Hello there, it’s Thursday. If there’s any indicator more consumers are eating at home rather than at restaurants or takeout, it can be found in Campbell Soup’s latest earnings report: The canned foods company raised its annual net sales forecast after surpassing quarterly earnings estimates.

In today’s edition:

—Alex Vuocolo, Andrew Adam Newman, Alyssa Meyers

AI HELPING HAND

An AI robot with binary code behind it Amelia Kinsinger

While recent hype around artificial intelligence has centered around free-to-use chatbots and image generators such as ChatGPT and DALL-E, consumer-facing apps are just the tip of the iceberg.

In the retail industry, AI is at the center of an innovation cycle that is transforming how companies manage the customer experience.

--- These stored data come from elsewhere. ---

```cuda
template <int BN, int PASSES>
int32_t tc_init_one() {
    using Cfg = TcCfg<BN, PASSES>;
    CPB_CUDA(cudaFuncSetAttribute(tc_tapgemm_kernel<BN, PASSES, false>, cudaFuncAttributeMaxDynamicSharedMemorySize, Cfg::SMEM_BYTES));
    if (g_tc_cluster > 1) CPB_CUDA(cudaFuncSetAttribute(tc_tapgemm_kernel<BN, PASSES, false>, cudaFuncAttributeNonPortableClusterSizeAllowed, 1));
    if constexpr (PASSES == 1) {
        CPB_CUDA(cudaFuncSetAttribute(tc_tapgemm_kernel<BN, PASSES, true>, cudaFuncAttributeMaxDynamicSharedMemorySize, Cfg::SMEM_BYTES));
        if (g_tc_cluster > 1) CPB_CUDA(cudaFuncSetAttribute(tc_tapgemm_kernel<BN, PASSES, true>, cudaFuncAttributeNonPortableClusterSizeAllowed, 1));
    }
    cudaLaunchConfig_t cfg;
    memset(&cfg, 0, sizeof(cfg));
    cfg.gridDim = dim3((unsigned)(g_tc_cluster * 1024));
    cfg.blockDim = dim3(kTcThreads);
    cfg.dynamicSmemBytes = Cfg::SMEM_BYTES;
    cudaLaunchAttribute attr;
    attr.id = cudaLaunchAttributeClusterDimension;
    attr.val.clusterDim.x = (unsigned)g_tc_cluster; attr.val.clusterDim.y = 1; attr.val.clusterDim.z = 1;
    cfg.attrs = &attr; cfg.numAttrs = 1;
    int n = 0;
    CPB_CUDA(cudaOccupancyMaxActiveClusters(&n, tc_tapgemm_kernel<BN, PASSES, false>, &cfg));
    CPB_REQUIRE(n > 0, "tc_tapgemm: no resident cluster of %d CTAs possible", g_tc_cluster);
    g_tc_clusters[tc_passes_slot(PASSES)][tc_bn_slot(BN)] = n;
    return CPB_OK;
}

__global__ void tc_weights_kernel(const float* __restrict__ params, float* __restrict__ dst, const __grid_constant__ TcWeightTable t) {
    long long idx = (long long)blockIdx.x * blockDim.x + threadIdx.x;
    if (idx >= t.total) return;
    int j = 0;
    while (j < t.njobs - 1 && idx >= t.jobs[j].count) { idx -= t.jobs[j].count; ++j; }
    const TcWeightJob& job = t.jobs[j];
    float x;
    int tap, n, c;
    if (job.mode == 0) {
        tap = 0; n = (int)(idx / job.C); c = (int)(idx % job.C);
        x = params[job.src_off + idx];
    } else if (job.mode == 3) {
        tap = 0; n = (int)(idx / job.C); c = (int)(idx % job.C);
        x = params[job.src_off + (long long)c * job.N + n];
    } else if (job.mode == 2) {
        const int w = (job.k + 1) / 2;
        const int cs = (int)(idx % job.cs);
        long long rest = idx / job.cs;
        const int ncol = (int)(rest % (4 * job.cb));
        rest /= (4 * job.cb);
        const int i = (int)(rest % w), jj = (int)(rest / w);
        const int cls = ncol / job.cb, cb = ncol - cls * job.cb;
        const int kh = (cls >> 1) + 2 * jj, kw = (cls & 1) + 2 * i;
        x = (kh < job.k && kw < job.k) ? params[job.src_off + (((long long)kh * job.k + kw) * job.cb + cb) * job.cs + cs] : 0.f;
        tap = jj * w + i; n = ncol; c = cs;
    } else {
        const int run = job.k * job.cb;
        const int cc = (int)(idx % run);
        const long long rest = idx / run;
        const int cs = (int)(rest % job.cs);
        const int kh = (int)(rest / job.cs);
        const int kw = cc / job.cb, cb = cc - kw * job.cb;
        x = params[job.src_off + (((long long)kh * job.k + kw) * job.cb + cb) * job.cs + cs];
        tap = kh; n = cs; c = cc;
    }
    const int BN = tc_bn(job.N);
    const int nn = n % BN, cc = c % TBK;
    const long long block = ((long long)tap * (job.N / BN) + n / BN) * (job.C / TBK) + c / TBK;
    const long long at = job.dst_hi + block * (2 * BN * TBK) + (nn >> 3) * 256 + (nn & 7) * 32 + ((((cc >> 2) ^ (nn & 7))) << 2) + (cc & 3);
    const float hi = job.round_nearest ? __uint_as_float(round_tf32(x)) : __uint_as_float(__float_as_uint(x) & 0xffffe000u);
    dst[at] = hi;
    if (!job.round_nearest) dst[at + BN * TBK] = x - hi;
}

}

int32_t tc_tapgemm_init() {
    const char* e = getenv("CPB_TC_CLUSTER");
    g_tc_cluster = e ? atoi(e) : 1;
    CPB_REQUIRE(g_tc_cluster == 1 || g_tc_cluster == 2 || g_tc_cluster == 4 || g_tc_cluster == 8, "CPB_TC_CLUSTER must be 1, 2, 4 or 8");
    CPB_TRY((tc_init_one<32, 3>()));
    CPB_TRY((tc_init_one<64, 3>()));
    CPB_TRY((tc_init_one<32, 1>()));
    CPB_TRY((tc_init_one<64, 1>()));
    return CPB_OK;
}

int tc_tapgemm_pick_ksplit(int K) {
    const int s = (int)cdiv(K / TBK, 320);
    return s < 1 ? 1 : (s > 4 ? 4 : s);
}

bool tc_tapgemm_supported(const TapGemmParams& p) {
    if (p.quad && (p.N != 4 * p.quad_cb || p.nclass != 1)) return false;
    if (p.ksplit < 1 || p.ksplit > kMaxKSplit) return false;
    if (p.ksplit > 1 && (p.nclass != 1 || p.quad || p.cls[0].Ho != 1 || p.cls[0].Wo != 1 || p.dst_pitch != p.N ||
                         p.kpartial == nullptr || p.cls[0].ntaps * (p.C / TBK) < p.ksplit))
        return false;
    return p.ybatch == 1 && p.C % TBK == 0 && p.N % 32 == 0 && p.N > 0 && p.wk_hi != nullptr && p.wk_lo != nullptr;
}

int32_t launch_tc_tapgemm(const TapGemmParams& p, cudaStream_t stream) {
    CPB_REQUIRE(tc_tapgemm_supported(p), "tc_tapgemm: unsupported problem (C=%d, N=%d)", p.C, p.N);
    CPB_REQUIRE(p.passes == 3 || p.passes == 1, "tc_tapgemm: passes must be 3 or 1, got %d", p.passes);
    if (p.passes == 1) return tc_bn(p.N) == 64 ? tc_launch<64, 1>(p, stream) : tc_launch<32, 1>(p, stream);
    return tc_bn(p.N) == 64 ? tc_launch<64, 3>(p, stream) : tc_launch<32, 3>(p, stream);
}

int32_t launch_tc_weights(const float* params, float* dst, const TcWeightTable& table, cudaStream_t stream) {
    if (table.total == 0) return CPB_OK;
    tc_weights_kernel<<<cdiv(table.total, 256), 256, 0, stream>>>(params, dst, table);
    CPB_LAUNCHED();
    return CPB_OK;
}

}
```

Measured before the change: 74000.

## Move tapgemm epilogue to dedicated warps via shared-memory handoff with register reallocation

```diff
diff --git a/carla_ppo_b200/csrc/tc_tapgemm.cu b/carla_ppo_b200/csrc/tc_tapgemm.cu
--- a/carla_ppo_b200/csrc/tc_tapgemm.cu
+++ b/carla_ppo_b200/csrc/tc_tapgemm.cu
@@ -12,8 +12,9 @@
     static constexpr int B_TILE_BYTES = BN * TBK * 4;
     static constexpr int B_IMAGES = PASSES == 3 ? 2 : 1;
     static constexpr int STAGE_BYTES = A_TILE_BYTES + B_IMAGES * B_TILE_BYTES;
-    static constexpr int STAGES = 200 * 1024 / STAGE_BYTES;
-    static constexpr int SMEM_BYTES = STAGES * STAGE_BYTES + 1024;
+    static constexpr int OUT_BYTES = TBM * BN * 4;
+    static constexpr int STAGES = (224 * 1024 - OUT_BYTES) / STAGE_BYTES;
+    static constexpr int SMEM_BYTES = STAGES * STAGE_BYTES + OUT_BYTES + 1024;
 };
 constexpr int CHUNK_KB = 4;
 
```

David Clarke, customer and digital strategy leader at EY and formerly global chief experience officer at PwC, defined the term more broadly as the personalized management of customer interactions across digital and physical channels, with the goal of increasing both loyalty and revenue. This more open-ended definition captures many of the recent announcements from retailers that are using AI to help overhaul omnichannel interactions with customers.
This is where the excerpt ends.